UV & Chem Filter experts please!... :?


----------



## clgkag (Mar 22, 2008)

No matter your choice, you should make sure you are way overfiltered with that stock. That is alot of big, messy eaters for a 110 gallon tank. It is going to take extra filtration no matter what you choose.


----------



## prov356 (Sep 20, 2006)

You've got a lot of big, messy fish, and you want to do minimal water changes. So, you want a filter that will pull solids and then not need to be cleaned often. I think what you're asking any filter to do is unrealistic no matter what you buy. The fish are going to produce quite a bit of organics that have to be removed from the 'system' one way or another. You can use the pumps, etc, to move solids around enough to get them to the filters, but those filters will need to be cleaned often to keep them running well, and keep the nitrate levels down. So, I think you're looking at either frequent filter cleanings (assuming you set up a system efficient at pulling solids from the water), or frequent water changes and vacuumings. I don't think you can avoid both. I believe the FX5 has a back flush feature, so the best choice might be one of those with the pumps positioned to keep floaties from settling long enough to get picked up by the filter. Then back flush at least weekly, even if the filter flow appears to be fine. That filter will be a nitrate factory if not cleaned frequently. And you'll still need to do some water changes.


----------



## WaWaZat (Dec 27, 2007)

So I think with the choice between the FX5 & Eheim Pro, possibly the FX5 might serve my purposes better since it rates a big higher for mechanical filtration??? I also have 2 old Magnum 330s I could supplement with.

Also, will UV Sterilization and/or chemical filtering help me in this scenario? I'm still hoping to get a bit of an education on these 2 types of filtering.
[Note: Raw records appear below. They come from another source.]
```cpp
SL_API int  sl_gp_set_head(sl_ctx* ctx, int head, int n, int p, int dout, int col0,
                    const double* h_X, const double* h_Linv, const double* h_alpha,
                    double variance, const double* h_lengthscales);
#define SL_KERNEL_RBF 0
#define SL_KERNEL_MATERN32 1
#define SL_KERNEL_LINEAR 2
#define SL_KERNEL_MAX_FACTORS 8
typedef struct sl_gp_kernel_factor {
    int32_t kind, product;
    double  variance[SL_MAX_INPUT_DIM];
    double  inv_lengthscales[SL_MAX_INPUT_DIM];
} sl_gp_kernel_factor;
typedef struct sl_gp_kernel {
    int32_t nfactors, reserved;
    sl_gp_kernel_factor factor[SL_KERNEL_MAX_FACTORS];
} sl_gp_kernel;
SL_API int  sl_gp_set_head_kernel(sl_ctx* ctx, int head, int n, int p, int dout, int col0,
                    const double* h_X, const double* h_Linv, const double* h_alpha,
                    const sl_gp_kernel* h_kernel);
SL_API int  sl_gp_append_point(sl_ctx* ctx, int head, const double* h_x, const double* h_linv_row,
                        const double* h_alpha_new);
SL_API int  sl_gp_variance_floor(sl_ctx* ctx, int head, double* out, int n);
SL_API int  sl_gp_configure(sl_ctx* ctx, int nheads, double beta);
SL_API int  sl_gp4_early_configure(sl_ctx* ctx, int enable);
SL_API int  sl_gp4_workgroups_configure(sl_ctx* ctx, int workgroups);
SL_API int  sl_gp4_segment_configure(sl_ctx* ctx, int tiles);
SL_API int  sl_gp4_halves_configure(sl_ctx* ctx, int enable);
SL_API int  sl_gp4_predecide_configure(sl_ctx* ctx, int enable, int spacing);

SL_API int  sl_tri_set(sl_ctx* ctx, int slot, const sl_grid_desc* h_grid, int nsimplex,
                const int32_t* h_simplices, const double* h_hyperplanes,
                const double* h_discrete_points, int project, int ncols, const double* d_table);
SL_API int  sl_tri_set_table(sl_ctx* ctx, int slot, const double* d_table);

SL_API int  sl_network_set(sl_ctx* ctx, int nlayers, const int32_t* h_dims ,
                    const int32_t* h_activations, const double* h_kernels);

SL_API int  sl_policy_network_set(sl_ctx* ctx, int nlayers, const int32_t* h_dims,
                           const int32_t* h_activations, const double* h_kernels,
                           const double* h_biases, const int32_t* h_has_bias, double output_scale);

SL_API int  sl_values(sl_ctx* ctx, int64_t lo, int64_t hi, double* d_values);

SL_API int  sl_lyap_sweep(sl_ctx* ctx, int64_t lo, int64_t hi, const uint64_t* d_init_bits,
                   const double* d_values, uint64_t* d_neg_bits, sl_sweep_result* d_result,
                   double* d_dbg);


SL_API int  sl_values_implicit(sl_ctx* ctx, int* out);

SL_API int  sl_fold_results(sl_ctx* ctx, const sl_sweep_result* d_records, int count,
                     sl_sweep_result* d_out);

SL_API int  sl_lyap_finalize_dev(sl_ctx* ctx, int64_t lo, int64_t hi, const double* d_values,
                          const uint64_t* d_init_bits, const uint64_t* d_prev_bits,
                          const sl_sweep_result* d_folded, const sl_key* d_keep,
                          uint64_t* d_safe_bits, sl_sweep_result* d_result);

SL_API int  sl_refinement_carry(sl_ctx* ctx, int64_t lo, int64_t hi, const double* d_values,
                         const uint64_t* d_init_bits, const uint64_t* d_neg_bits,
                         const sl_sweep_result* d_folded, const sl_key* d_keep, int64_t* d_refinement);
// ... 166 lines not shown
```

And... how will using sand as a substrate effect the filter options I'm considering and the setup of them? How will I keep sand out of the filter intakes while making sure the setup is conducive to grabbing large waste before it settles?


----------



## prov356 (Sep 20, 2006)

> Also, will UV Sterilization and/or chemical filtering help me in this scenario? I'm still hoping to get a bit of an education on these 2 types of filtering.


 Chemical filtration is simply the use of some type of granular media that removes dissolved impurities.

You can use something like 'Purigen' to remove organics, but you'll need to use a lot of it, and it'll need to be recharged frequently. It also will only remove dissolved organis, and not help you with organic solids. It's more of a supplemental polisher to keep water clear. It may be helpful, but I don't see it reducing the need for other types of maintenance. It should help keep nitrates down a bit, but how much depends on a lot of other things.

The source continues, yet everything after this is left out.